When a matter settles at mediation, both parties sign a binding agreement that details the Terms of Settlement. This includes information regarding dates when funds must be paid, which will be dependent on the circumstances of your case. For instance, if there’s another claim being made against the estate, this could delay payment time, as you would need to wait until this was also resolved.
If the involved parties are unable to settle the matter in mediation, the case will be listed for a court hearing, which would take place some time in the months ahead.
Option 2: Court proceedings
Not all Will dispute cases that end up in court specifically involve a hearing. When an estate’s valued at under $700,000, a judicial settlement conference is can for some be an alternative to mediation.
Unlike mediation though, a judge is present at a judicial settlement conference, and it’s held in a conference Courtroom.
The judge, parties, and their legal representation all work to reach a settlement, but if this isn’t possible, the matter will be set down for trial. Before this, the Court expects that the parties have taken reasonable measures to resolve any animosity between them.
Understanding court proceedings
Before a case goes to trial, a directions hearing that details all of the specifications of the process ahead is held.

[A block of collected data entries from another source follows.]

diff --git a/object-detection-yolov3_amd/csrc/conv_plan.cpp b/object-detection-yolov3_amd/csrc/conv_plan.cpp
--- a/object-detection-yolov3_amd/csrc/conv_plan.cpp
+++ b/object-detection-yolov3_amd/csrc/conv_plan.cpp
@@ -155,12 +155,36 @@
 static bool fast_shape_ok(int C, int Nout, int K, int ntaps) {
     return !getenv("Y3_NO_FAST") && C % 16 == 0 && K % 16 == 0 && (ntaps == 1 || y3_is_pow2(C));
 }
+static int thin_min_m = 0;
+static int thin_builtin_min_m(int K, int Nout) { return K == 128 ? 1024 * 128 : (Nout == 128 ? 600 * 128 : Y3_STREAM_MIN_M); }
+static bool thin_shape_ok(int K, int Nout, int ntaps) {
+    return ntaps == 1 && ((K == 64 && Nout == 32) || (K == 128 && Nout == 64) || (K == 32 && Nout == 64) || (K == 64 && Nout == 128));
+}
+extern "C" int y3_conv2d_stream_ok(int m, int k, int n, int taps) {
+    if (!thin_shape_ok(k, n, taps)) return 0;
+    if (thin_min_m > 0) return m >= thin_min_m ? 1 : 0;
+    if (m < thin_builtin_min_m(k, n)) return 0;
+    const ConvPlan pl = plan_conv(m, n, k, true);
+    return (pl.t.bm == 128 && pl.s0 == 1 && pl.s1 == 1) ? 1 : 0;
+}
+extern "C" int y3_conv2d_stream_grid(int m, int k, int n, int taps) { return y3_conv2d_stream_ok(m, k, n, taps) ? thin_grid(y3_cdiv(m, 128)) : 0; }
+extern "C" int y3_conv2d_stream_min_m(int min_m) {
+    const int old = thin_min_m;
+    if (min_m >= 0) thin_min_m = min_m;
+    return old;
+}
 static GemmDesc describe_gemm(int M, int C, int ntaps, int Nout, unsigned flags) {
     GemmDesc d;
     const int K = ntaps * C;
     d.x3 = (flags & Y3_CONV_X3) && x3_shape_ok(C, Nout, K, ntaps);
     d.fast = d.x3 || fast_shape_ok(C, Nout, K, ntaps);
     d.pl = d.x3 ? plan_conv_x3(M, Nout, K, ntaps) : plan_conv(M, Nout, K, d.fast);
+    d.stream = !d.x3 && d.fast && y3_conv2d_stream_ok(M, K, Nout, ntaps);
+    if (d.stream) {
+        d.pl.t = {128, Nout, 16};
+        d.pl.tiles = d.pl.stats_tiles = y3_cdiv(M, 128);
+        whole_tiles(d.pl, K / 16);
+    }
     return d;
 }
 
diff --git a/object-detection-yolov3_amd/csrc/conv_plan.h b/object-detection-yolov3_amd/csrc/conv_plan.h
--- a/object-detection-yolov3_amd/csrc/conv_plan.h
+++ b/object-detection-yolov3_amd/csrc/conv_plan.h
@@ -45,8 +45,12 @@
 struct GemmDesc {
     bool x3;
     bool fast;
+    bool stream;
     ConvPlan pl;
 };
+#define Y3_STREAM_MIN_M 43264
+static constexpr int thin_slots = 512;
+static inline int thin_grid(int tiles) { return tiles < thin_slots ? tiles : thin_slots; }
 
 struct FastGeom {
     int min_off;
diff --git a/object-detection-yolov3_amd/csrc/conv_thin.hip b/object-detection-yolov3_amd/csrc/conv_thin.hip
--- /dev/null
+++ b/object-detection-yolov3_amd/csrc/conv_thin.hip
@@ -0,0 +1,210 @@
+#include "common.h"
+#include "conv_fast.h"
+
+template <int BM, int BN, int WM, int WN>
+__device__ __forceinline__ void thin_finish_bns(const FastArgs& p, const int bm, const int tid, const int l31, const int lh, const int wm, const int wn,
+                                                f32x16 (&acc)[BM / WM / 32][BN / WN / 32], float (*red)[WM][BN]) {
+    constexpr int THREADS = 64 * WM * WN;
+    constexpr int TM = BM / WM, TN = BN / WN, MB = TM / 32, NB = TN / 32;
+    constexpr int G = MB * NB >= 4 ? 8 : 16;
+    const int m0 = bm * BM;
+    const bool do_lrelu = p.flags & Y3_EPI_LRELU;
+    const bool do_accum = p.flags & Y3_EPI_ACCUM;
+    float bsum[6][NB];
+#pragma unroll
+    for (int q = 0; q < 6; ++q)
+#pragma unroll
+        for (int j = 0; j < NB; ++j) bsum[q][j] = 0.f;
+    const __amdgpu_buffer_rsrc_t rs_dst = __builtin_amdgcn_make_buffer_rsrc(p.dst, 0, p.dst_bytes, 0x00020000);
+    const __amdgpu_buffer_rsrc_t rs_bna = __builtin_amdgcn_make_buffer_rsrc(const_cast<float*>(p.bn_a), 0, p.bn_a_bytes, 0x00020000);
+    const int mrow = m0 + wm * TM + 4 * lh;
+    const unsigned ld4 = (unsigned)p.dst_ld * 4u, ald4 = (unsigned)p.bn_a_ld * 4u;
+    const bool full = m0 + BM <= p.M;
+    const bool has_scale = p.scale != nullptr;
+#pragma unroll
+    for (int j = 0; j < NB; ++j) {
+        const int n = wn * TN + j * 32 + l31;
+        const bool nok = n < p.Nout;
+        const float bias = (p.bias && nok) ? p.bias[n] : 0.f;
+        const float sc = (has_scale && nok) ? p.scale[n] : 1.f;
+        const float sf = (has_scale && nok) ? p.shift[n] : 0.f;
+        const unsigned vbase = nok ? (unsigned)mrow * ld4 + (unsigned)n * 4u : Y3_OOB;
+        const unsigned abase = nok ? (unsigned)mrow * ald4 + (unsigned)n * 4u : Y3_OOB;
+#pragma unroll
+        for (int i = 0; i < MB; ++i) {
+#pragma unroll
+            for (int g = 0; g < 16 / G; ++g) {
+                float av[G], ex[G];
+#pragma unroll
+                for (int q = 0; q < G; ++q) {
+                    const int r = g * G + q, dr = i * 32 + (r & 3) + 8 * (r >> 2);
+                    const bool ok = full ? nok : (nok && mrow + dr < p.M);
+                    av[q] = __uint_as_float(__builtin_amdgcn_raw_buffer_load_b32(rs_bna, ok ? abase : Y3_OOB, (unsigned)dr * ald4, 0));
+                }
+                if (do_accum) {
+#pragma unroll
+                    for (int q = 0; q < G; ++q) {
+                        const int r = g * G + q, dr = i * 32 + (r & 3) + 8 * (r >> 2);
+                        const bool ok = full ? nok : (nok && mrow + dr < p.M);
+                        ex[q] = __uint_as_float(__builtin_amdgcn_raw_buffer_load_b32(rs_dst, ok ? vbase : Y3_OOB, (unsigned)dr * ld4, 0));
+                    }
+                }
+#pragma unroll
+                for (int q = 0; q < G; ++q) {
+                    const int r = g * G + q, dr = i * 32 + (r & 3) + 8 * (r >> 2);
+                    const bool ok = full ? nok : (nok && mrow + dr < p.M);
+                    float v = acc[i][j][r] + bias;
+                    if (do_lrelu) v = v > 0.f ? v : p.alpha * v;
+                    if (has_scale) v = v * sc + sf;
+                    if (do_accum) v += ex[q];
+                    const float dv = ok ? v : 0.f;
+                    const bool pos = av[q] > 0.f;
+                    bsum[0][j] += dv;
+                    bsum[1][j] += dv * av[q];
+                    bsum[2][j] += pos ? dv : 0.f;
+                    bsum[3][j] += pos ? av[q] : 0.f;
+                    bsum[4][j] += pos ? 1.f : 0.f;
+                    bsum[5][j] += av[q];
+                    __builtin_amdgcn_raw_buffer_store_b32(__float_as_uint(v), rs_dst, ok ? vbase : Y3_OOB, (unsigned)dr * ld4, 0);
+                }
+            }
+        }
+    }
+    y3_lds_barrier();
+#pragma unroll
+    for (int q = 0; q < 6; ++q)
+#pragma unroll
+        for (int j = 0; j < NB; ++j) {
+            const float s = bsum[q][j] + __shfl_xor(bsum[q][j], 32);
+            if (lh == 0) red[q][wm][wn * TN + j * 32 + l31] = s;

This involves time frames, the date of the trial, when fees need to be paid and by whom, and more.
At trial, individuals choose evidence to bring forward to the judge, who makes the final decision regarding how the estate will be administered.
The general process that can be expected during a trial is as follows:
- The plaintiff (also known as the claimant) outlines their case
- The defendant has the opportunity to speak
- The judge can make a ruling based on the preliminary matters brought to their attention
- The plaintiff can call any witnesses to give evidence
- The defendant can ask the witness questions
- The plaintiff can ask their witness any additional questions
- This process repeats when the defendant’s witnesses speak
- After all of the witnesses have been questioned, additional evidence can be presented by the parties
- Any final submissions are made by both parties
- The judge delivers the final decision
How long it takes to resolve a Will dispute
All of this considered, the amount of time it takes for involved parties to reach an agreement varies from case to case.
The complications that come with taking a case to court, and even the time spent waiting between when the case is listed and actually heard before the Court, all takes additional time. This time adds up, and when an estate is extensive and involves various complexities, this can end up dragging the Will dispute on for a few months longer – or sometimes years.
While this is well worth being aware of, it’s also important to note that such instances are few and far between and the vast majority of disputes can be resolved through negotiations during mediation.
A typical Will dispute case will take about five to six months to reach mediation, and an additional one to two months on top of that if the case goes to trial. This is the time before discussions to resolve the matter actually take place, whether that is at mediation or in court, so the total time taken to resolve the matter could be some time longer than this.
The best way to get a good idea of how long your estate dispute will take is by speaking with an estate lawyer. They can discuss the specific circumstances of your case with you and provide you with insight on how it will likely play out.